**What you have to do:**
Search the records for the word "extern" and copy each line in which it appears.

------ The input

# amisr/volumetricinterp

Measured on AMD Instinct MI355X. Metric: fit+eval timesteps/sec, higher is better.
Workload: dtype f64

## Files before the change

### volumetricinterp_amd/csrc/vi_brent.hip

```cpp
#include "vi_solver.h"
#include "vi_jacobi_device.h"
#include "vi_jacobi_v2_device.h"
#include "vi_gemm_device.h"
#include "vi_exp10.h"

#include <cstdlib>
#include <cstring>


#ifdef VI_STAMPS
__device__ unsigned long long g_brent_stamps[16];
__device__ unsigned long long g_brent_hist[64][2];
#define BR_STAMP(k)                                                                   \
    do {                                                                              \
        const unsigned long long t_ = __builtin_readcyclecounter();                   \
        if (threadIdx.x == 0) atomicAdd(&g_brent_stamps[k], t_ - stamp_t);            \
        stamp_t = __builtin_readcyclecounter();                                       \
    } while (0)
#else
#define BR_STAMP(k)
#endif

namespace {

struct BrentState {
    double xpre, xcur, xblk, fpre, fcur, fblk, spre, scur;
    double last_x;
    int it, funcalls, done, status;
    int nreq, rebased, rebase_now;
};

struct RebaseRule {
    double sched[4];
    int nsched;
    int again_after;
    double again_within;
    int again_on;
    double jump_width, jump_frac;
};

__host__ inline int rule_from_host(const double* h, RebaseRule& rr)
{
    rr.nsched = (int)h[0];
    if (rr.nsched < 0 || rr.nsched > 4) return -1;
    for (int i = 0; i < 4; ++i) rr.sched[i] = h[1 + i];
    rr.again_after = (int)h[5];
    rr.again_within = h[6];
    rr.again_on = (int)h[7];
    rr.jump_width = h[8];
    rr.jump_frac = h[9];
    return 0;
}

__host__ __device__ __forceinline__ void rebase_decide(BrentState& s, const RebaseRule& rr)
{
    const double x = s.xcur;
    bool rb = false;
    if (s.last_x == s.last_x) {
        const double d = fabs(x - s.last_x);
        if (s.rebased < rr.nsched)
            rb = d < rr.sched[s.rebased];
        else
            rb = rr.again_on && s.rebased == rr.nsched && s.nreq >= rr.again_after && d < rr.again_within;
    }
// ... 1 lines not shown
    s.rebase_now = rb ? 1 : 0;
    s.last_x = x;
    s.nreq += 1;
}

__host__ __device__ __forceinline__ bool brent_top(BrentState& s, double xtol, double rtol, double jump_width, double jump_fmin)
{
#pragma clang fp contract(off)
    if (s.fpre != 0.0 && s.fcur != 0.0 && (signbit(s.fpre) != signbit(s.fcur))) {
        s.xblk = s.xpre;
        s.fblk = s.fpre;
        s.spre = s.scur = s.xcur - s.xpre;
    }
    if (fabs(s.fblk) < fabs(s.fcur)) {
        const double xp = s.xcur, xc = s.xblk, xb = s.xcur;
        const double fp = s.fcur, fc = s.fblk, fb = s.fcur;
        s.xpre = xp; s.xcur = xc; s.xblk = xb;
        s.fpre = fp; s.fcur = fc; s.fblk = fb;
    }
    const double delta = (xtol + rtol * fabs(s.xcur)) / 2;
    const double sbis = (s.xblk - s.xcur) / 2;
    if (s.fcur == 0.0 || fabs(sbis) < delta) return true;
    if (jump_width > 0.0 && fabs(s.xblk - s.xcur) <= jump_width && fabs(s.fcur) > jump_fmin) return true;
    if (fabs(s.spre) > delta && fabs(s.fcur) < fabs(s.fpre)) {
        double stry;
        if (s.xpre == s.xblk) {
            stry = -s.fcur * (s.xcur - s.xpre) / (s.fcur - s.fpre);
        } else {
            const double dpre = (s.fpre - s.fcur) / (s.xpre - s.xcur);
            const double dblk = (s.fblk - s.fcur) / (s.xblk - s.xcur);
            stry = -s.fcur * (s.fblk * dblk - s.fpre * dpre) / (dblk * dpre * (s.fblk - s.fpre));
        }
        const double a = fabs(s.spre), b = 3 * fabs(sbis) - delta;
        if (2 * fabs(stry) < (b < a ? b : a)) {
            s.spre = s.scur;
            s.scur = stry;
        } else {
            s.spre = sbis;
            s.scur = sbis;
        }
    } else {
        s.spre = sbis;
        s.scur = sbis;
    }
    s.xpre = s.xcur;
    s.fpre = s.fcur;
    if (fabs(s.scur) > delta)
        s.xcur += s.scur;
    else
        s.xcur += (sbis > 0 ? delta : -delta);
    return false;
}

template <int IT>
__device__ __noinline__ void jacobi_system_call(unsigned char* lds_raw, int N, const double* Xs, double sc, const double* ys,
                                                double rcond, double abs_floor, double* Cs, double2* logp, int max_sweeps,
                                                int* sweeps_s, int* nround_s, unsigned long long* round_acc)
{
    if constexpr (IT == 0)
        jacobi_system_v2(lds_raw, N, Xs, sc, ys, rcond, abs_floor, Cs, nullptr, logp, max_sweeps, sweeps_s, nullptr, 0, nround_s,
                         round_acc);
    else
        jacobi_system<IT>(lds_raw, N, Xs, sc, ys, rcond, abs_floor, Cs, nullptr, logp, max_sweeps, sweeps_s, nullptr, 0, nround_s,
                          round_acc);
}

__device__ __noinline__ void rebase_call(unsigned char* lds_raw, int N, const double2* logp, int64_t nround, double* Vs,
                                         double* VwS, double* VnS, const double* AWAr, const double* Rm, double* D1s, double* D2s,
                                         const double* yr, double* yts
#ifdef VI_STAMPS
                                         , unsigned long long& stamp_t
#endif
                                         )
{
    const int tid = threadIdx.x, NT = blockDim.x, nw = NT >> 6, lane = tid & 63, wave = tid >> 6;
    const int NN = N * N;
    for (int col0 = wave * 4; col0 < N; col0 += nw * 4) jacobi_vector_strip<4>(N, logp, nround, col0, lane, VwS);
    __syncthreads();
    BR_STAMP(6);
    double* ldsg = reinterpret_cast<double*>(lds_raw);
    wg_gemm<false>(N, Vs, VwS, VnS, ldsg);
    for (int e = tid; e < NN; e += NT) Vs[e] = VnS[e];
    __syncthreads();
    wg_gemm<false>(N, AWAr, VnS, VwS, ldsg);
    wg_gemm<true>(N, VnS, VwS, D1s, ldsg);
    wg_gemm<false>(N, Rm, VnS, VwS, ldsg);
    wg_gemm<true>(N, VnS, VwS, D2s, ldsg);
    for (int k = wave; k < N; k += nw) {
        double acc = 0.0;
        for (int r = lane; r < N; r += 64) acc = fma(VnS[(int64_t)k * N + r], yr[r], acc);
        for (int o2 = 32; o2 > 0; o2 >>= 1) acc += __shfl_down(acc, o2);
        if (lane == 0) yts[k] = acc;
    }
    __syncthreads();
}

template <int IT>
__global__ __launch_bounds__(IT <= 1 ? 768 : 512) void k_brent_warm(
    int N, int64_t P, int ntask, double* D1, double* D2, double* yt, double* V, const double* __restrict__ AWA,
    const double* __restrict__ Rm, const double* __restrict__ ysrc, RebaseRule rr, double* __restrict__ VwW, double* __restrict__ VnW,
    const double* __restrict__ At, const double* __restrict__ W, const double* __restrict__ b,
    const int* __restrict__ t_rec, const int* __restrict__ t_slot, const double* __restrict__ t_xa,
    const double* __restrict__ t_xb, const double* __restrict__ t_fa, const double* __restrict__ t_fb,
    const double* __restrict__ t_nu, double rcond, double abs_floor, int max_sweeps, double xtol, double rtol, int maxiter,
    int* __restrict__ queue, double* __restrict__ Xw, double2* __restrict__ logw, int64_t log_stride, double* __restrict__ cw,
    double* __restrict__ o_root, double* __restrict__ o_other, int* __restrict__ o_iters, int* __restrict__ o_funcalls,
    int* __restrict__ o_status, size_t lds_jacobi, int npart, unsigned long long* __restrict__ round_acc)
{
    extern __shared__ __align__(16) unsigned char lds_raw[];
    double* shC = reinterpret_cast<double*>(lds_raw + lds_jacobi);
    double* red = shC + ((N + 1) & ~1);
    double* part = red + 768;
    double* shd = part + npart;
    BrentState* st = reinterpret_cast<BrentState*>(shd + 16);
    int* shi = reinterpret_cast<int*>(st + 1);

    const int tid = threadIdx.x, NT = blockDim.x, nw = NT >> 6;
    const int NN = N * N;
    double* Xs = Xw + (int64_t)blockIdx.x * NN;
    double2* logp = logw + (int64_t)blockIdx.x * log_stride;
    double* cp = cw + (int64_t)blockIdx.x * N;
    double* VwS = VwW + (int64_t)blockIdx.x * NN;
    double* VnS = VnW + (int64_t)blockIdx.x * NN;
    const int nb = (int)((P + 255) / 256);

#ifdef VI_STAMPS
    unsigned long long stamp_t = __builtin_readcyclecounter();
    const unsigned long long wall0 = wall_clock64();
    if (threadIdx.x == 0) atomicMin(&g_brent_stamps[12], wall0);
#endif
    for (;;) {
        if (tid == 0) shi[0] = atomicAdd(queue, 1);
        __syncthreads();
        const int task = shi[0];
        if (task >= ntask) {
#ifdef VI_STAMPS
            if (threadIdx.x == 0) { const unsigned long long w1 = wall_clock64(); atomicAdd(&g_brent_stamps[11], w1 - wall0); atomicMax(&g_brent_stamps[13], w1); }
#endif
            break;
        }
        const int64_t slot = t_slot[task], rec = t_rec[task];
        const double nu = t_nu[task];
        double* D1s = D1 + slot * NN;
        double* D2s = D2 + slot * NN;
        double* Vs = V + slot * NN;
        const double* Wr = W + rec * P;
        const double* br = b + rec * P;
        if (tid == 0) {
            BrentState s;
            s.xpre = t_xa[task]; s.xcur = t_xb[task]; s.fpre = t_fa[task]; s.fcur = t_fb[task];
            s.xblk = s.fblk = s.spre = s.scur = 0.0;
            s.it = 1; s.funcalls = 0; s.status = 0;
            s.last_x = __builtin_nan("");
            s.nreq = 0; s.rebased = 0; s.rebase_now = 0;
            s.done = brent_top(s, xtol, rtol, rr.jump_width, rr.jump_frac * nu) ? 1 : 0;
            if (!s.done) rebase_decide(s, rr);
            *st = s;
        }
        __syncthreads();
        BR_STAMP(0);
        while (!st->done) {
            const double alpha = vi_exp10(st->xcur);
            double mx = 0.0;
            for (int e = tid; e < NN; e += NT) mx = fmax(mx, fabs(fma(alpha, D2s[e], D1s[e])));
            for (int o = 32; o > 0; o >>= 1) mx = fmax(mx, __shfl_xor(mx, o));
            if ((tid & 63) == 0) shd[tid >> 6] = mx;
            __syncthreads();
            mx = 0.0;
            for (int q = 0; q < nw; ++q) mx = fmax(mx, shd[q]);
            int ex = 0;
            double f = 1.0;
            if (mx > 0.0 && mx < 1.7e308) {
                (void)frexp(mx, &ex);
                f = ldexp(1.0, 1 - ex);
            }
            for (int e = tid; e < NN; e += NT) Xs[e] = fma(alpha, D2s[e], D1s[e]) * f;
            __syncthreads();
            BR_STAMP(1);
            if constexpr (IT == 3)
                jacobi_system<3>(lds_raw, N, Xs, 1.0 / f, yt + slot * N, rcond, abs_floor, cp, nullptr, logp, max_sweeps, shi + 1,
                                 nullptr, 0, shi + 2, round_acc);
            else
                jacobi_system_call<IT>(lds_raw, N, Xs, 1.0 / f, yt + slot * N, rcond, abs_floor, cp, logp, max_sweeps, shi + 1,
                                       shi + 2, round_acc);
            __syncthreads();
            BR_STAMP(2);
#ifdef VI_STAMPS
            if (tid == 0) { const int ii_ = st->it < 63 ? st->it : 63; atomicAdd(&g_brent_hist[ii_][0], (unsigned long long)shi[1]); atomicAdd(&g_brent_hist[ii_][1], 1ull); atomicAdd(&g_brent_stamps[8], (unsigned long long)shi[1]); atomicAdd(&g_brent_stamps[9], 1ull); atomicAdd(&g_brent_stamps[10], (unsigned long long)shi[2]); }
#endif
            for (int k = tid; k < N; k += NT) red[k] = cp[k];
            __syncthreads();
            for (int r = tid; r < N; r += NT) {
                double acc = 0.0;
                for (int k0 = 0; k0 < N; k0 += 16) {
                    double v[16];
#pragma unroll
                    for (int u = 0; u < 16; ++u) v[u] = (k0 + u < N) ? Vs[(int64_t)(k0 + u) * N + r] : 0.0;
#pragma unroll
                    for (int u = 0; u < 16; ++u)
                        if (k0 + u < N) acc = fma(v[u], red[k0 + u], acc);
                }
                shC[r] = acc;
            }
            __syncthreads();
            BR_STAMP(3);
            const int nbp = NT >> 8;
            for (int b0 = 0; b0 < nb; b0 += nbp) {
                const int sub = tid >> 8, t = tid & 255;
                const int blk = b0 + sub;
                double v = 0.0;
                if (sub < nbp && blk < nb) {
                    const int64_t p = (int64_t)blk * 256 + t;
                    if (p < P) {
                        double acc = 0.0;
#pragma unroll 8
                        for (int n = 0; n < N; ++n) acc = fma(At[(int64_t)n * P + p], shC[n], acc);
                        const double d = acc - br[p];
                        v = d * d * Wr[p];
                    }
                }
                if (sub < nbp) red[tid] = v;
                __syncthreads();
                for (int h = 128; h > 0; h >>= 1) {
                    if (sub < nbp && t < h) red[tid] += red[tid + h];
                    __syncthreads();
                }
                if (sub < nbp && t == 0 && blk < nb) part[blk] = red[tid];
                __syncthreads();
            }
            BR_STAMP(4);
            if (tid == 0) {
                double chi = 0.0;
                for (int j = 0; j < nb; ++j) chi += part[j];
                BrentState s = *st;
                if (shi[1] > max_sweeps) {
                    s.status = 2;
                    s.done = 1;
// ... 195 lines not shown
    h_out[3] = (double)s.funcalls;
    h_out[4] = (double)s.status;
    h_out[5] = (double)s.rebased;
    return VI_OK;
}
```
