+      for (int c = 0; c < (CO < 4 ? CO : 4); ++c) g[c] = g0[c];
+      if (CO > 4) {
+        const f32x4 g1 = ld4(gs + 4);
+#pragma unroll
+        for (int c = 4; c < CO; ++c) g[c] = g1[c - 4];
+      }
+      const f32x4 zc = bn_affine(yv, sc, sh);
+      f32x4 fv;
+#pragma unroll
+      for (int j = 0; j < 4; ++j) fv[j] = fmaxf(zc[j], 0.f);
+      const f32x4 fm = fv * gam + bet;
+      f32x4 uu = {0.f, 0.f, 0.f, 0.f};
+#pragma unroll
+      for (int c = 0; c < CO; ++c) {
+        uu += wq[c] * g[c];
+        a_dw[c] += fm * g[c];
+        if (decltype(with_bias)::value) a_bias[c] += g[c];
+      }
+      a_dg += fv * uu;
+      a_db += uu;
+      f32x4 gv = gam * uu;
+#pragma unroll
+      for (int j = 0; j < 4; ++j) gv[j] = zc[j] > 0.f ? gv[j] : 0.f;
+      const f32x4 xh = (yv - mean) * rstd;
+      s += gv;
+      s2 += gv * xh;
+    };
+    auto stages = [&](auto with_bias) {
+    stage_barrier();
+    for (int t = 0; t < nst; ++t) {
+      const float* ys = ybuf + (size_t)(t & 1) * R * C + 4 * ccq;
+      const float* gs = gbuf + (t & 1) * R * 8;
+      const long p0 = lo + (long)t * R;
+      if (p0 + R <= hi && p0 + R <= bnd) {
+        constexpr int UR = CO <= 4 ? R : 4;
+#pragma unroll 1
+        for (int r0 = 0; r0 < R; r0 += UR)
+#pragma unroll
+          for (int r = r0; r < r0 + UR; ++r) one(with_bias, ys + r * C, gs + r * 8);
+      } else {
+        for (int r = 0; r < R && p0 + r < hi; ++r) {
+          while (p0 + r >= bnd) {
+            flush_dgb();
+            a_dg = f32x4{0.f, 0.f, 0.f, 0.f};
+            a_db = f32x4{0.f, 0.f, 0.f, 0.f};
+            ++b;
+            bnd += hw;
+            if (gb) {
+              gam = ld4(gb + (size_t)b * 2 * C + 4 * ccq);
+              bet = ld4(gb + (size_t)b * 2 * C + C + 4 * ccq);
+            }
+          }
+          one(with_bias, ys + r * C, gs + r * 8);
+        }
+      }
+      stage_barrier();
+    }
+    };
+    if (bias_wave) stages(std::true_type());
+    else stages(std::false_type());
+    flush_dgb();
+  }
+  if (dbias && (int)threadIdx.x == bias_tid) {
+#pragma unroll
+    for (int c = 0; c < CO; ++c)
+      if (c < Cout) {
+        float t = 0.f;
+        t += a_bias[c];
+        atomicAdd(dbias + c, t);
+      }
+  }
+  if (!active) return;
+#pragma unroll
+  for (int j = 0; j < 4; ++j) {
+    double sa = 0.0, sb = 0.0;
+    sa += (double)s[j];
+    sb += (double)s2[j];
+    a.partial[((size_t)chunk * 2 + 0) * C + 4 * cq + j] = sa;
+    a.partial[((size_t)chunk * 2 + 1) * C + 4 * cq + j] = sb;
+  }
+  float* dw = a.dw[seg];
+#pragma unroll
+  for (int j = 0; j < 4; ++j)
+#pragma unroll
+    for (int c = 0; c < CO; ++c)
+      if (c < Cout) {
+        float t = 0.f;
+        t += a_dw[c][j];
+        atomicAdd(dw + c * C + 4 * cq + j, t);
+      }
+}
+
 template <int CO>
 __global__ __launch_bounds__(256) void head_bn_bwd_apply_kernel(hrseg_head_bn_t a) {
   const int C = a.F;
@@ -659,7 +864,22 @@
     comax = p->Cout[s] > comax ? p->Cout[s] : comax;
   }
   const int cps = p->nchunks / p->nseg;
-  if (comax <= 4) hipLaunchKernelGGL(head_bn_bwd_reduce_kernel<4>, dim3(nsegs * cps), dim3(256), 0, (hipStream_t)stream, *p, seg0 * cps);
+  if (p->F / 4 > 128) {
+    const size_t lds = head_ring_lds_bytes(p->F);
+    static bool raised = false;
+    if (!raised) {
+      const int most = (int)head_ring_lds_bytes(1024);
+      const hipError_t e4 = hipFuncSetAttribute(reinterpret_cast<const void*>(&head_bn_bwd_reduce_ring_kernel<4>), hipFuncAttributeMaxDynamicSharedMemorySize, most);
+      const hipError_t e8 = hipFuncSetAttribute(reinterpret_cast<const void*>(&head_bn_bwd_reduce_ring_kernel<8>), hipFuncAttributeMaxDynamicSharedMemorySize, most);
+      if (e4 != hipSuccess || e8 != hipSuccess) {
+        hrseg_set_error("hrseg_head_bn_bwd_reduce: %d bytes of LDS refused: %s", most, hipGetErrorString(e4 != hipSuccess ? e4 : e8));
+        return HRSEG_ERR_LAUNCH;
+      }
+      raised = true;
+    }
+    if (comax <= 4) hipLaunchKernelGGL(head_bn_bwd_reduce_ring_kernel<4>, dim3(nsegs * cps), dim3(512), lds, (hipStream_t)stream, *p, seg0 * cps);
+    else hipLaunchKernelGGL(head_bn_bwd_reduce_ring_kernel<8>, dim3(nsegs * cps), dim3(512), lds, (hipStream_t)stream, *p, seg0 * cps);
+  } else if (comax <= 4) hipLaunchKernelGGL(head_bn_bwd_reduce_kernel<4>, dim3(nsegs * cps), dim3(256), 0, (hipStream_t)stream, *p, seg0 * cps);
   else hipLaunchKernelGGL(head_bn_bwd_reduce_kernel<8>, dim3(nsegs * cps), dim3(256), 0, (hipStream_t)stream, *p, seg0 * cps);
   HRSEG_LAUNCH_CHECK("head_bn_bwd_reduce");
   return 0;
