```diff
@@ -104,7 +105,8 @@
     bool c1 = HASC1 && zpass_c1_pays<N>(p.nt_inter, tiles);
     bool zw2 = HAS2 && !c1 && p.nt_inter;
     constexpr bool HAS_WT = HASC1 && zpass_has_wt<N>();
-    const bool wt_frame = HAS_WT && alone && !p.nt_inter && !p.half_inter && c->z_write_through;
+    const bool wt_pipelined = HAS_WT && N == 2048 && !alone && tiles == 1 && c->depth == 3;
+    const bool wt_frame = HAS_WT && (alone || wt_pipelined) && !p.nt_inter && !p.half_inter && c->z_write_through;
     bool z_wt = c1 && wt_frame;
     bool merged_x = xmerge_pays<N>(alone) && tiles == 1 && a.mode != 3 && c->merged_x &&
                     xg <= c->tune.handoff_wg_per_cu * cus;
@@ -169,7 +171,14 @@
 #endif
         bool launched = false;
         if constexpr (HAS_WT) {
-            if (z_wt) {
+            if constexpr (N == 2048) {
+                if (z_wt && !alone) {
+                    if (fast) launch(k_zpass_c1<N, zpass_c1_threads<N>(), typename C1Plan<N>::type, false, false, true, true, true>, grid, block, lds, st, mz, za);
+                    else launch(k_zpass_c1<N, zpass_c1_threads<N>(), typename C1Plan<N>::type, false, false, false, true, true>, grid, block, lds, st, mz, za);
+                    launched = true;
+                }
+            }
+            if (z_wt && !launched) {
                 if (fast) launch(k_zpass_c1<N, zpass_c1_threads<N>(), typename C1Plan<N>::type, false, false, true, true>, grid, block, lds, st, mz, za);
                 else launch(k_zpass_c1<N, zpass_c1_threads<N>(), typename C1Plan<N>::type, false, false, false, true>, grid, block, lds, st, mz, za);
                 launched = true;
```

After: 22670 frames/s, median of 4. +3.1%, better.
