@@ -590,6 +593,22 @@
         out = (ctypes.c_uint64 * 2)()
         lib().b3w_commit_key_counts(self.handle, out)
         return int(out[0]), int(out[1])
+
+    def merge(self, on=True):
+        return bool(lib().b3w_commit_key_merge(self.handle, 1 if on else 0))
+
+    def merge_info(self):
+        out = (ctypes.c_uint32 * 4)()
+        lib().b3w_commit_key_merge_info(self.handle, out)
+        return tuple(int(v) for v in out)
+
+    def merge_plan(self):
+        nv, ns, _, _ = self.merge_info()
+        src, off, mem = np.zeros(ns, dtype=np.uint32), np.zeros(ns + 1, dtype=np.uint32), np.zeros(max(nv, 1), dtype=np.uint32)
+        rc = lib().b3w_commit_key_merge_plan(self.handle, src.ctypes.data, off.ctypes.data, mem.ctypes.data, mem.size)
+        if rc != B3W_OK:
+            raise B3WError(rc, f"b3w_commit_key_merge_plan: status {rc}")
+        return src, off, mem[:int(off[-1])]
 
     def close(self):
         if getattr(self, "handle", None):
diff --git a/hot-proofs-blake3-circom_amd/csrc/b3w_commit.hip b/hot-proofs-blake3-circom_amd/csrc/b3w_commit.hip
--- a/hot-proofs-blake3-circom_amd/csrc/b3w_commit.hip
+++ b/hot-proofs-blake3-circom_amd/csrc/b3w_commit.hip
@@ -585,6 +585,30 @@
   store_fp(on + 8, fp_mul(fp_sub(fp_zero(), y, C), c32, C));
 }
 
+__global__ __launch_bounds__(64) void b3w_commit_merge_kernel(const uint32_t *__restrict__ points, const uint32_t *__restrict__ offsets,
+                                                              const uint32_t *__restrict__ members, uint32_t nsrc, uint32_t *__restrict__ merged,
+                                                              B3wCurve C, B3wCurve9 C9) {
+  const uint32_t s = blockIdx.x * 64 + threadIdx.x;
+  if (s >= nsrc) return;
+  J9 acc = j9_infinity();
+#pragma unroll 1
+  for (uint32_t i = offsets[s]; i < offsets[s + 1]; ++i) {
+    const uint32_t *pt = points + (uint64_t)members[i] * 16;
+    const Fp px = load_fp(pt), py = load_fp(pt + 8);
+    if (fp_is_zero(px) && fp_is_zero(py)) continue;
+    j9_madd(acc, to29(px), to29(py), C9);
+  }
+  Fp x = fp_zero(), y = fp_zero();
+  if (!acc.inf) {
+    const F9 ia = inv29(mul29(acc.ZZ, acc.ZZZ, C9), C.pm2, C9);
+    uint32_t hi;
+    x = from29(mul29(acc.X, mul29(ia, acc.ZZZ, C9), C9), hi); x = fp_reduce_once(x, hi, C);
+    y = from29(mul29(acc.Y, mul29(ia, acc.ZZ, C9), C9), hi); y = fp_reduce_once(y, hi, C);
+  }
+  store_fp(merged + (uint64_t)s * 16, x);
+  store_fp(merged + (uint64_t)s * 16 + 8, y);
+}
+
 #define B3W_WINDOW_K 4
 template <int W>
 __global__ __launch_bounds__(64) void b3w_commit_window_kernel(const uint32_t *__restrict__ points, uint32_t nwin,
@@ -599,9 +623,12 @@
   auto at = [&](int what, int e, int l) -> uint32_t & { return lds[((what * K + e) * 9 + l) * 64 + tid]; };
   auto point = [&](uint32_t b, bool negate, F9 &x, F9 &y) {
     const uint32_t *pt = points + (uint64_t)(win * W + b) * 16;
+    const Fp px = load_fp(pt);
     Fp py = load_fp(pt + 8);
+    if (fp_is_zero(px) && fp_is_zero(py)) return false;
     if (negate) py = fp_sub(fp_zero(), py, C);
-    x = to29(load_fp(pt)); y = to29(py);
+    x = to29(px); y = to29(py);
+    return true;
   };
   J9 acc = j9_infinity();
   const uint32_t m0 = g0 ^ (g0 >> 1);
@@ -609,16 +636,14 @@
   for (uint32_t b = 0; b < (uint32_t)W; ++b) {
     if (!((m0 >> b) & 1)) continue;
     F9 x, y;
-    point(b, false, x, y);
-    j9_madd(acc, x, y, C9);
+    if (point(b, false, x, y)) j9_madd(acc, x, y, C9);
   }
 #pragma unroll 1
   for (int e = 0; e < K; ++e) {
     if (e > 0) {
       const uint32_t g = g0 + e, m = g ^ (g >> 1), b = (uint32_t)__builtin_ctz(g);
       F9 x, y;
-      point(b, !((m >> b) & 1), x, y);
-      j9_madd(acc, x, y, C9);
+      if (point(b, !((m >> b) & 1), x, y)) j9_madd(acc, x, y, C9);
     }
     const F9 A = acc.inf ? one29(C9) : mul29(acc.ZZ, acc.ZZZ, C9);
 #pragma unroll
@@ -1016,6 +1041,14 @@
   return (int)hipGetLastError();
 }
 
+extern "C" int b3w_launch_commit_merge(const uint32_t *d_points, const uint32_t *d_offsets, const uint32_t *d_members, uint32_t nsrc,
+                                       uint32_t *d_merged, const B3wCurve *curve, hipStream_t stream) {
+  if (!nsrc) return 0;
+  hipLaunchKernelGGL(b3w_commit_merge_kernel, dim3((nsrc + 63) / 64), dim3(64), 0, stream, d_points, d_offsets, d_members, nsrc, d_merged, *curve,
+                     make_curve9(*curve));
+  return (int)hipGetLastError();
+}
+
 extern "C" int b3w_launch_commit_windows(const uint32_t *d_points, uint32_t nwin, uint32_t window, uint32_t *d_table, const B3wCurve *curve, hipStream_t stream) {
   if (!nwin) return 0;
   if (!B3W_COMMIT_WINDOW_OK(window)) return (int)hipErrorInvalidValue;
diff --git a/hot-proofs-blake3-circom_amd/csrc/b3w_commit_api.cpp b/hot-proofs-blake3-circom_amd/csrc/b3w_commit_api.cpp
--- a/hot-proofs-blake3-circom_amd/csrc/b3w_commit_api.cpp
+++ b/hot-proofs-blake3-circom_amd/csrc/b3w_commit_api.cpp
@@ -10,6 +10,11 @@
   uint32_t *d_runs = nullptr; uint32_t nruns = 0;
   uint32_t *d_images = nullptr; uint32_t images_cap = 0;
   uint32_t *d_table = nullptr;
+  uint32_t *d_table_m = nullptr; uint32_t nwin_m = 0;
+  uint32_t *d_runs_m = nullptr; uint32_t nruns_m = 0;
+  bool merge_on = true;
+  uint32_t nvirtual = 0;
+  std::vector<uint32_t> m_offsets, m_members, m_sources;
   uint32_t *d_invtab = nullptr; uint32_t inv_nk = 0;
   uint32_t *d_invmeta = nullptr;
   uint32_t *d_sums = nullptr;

------------

**Response:**
    extern __shared__ __align__(16) unsigned char lds_raw[];
+extern "C" int b3w_launch_commit_merge(const uint32_t *d_points, const uint32_t *d_offsets, const uint32_t *d_members, uint32_t nsrc,
 extern "C" int b3w_launch_commit_windows(const uint32_t *d_points, uint32_t nwin, uint32_t window, uint32_t *d_table, const B3wCurve *curve, hipStream_t stream) {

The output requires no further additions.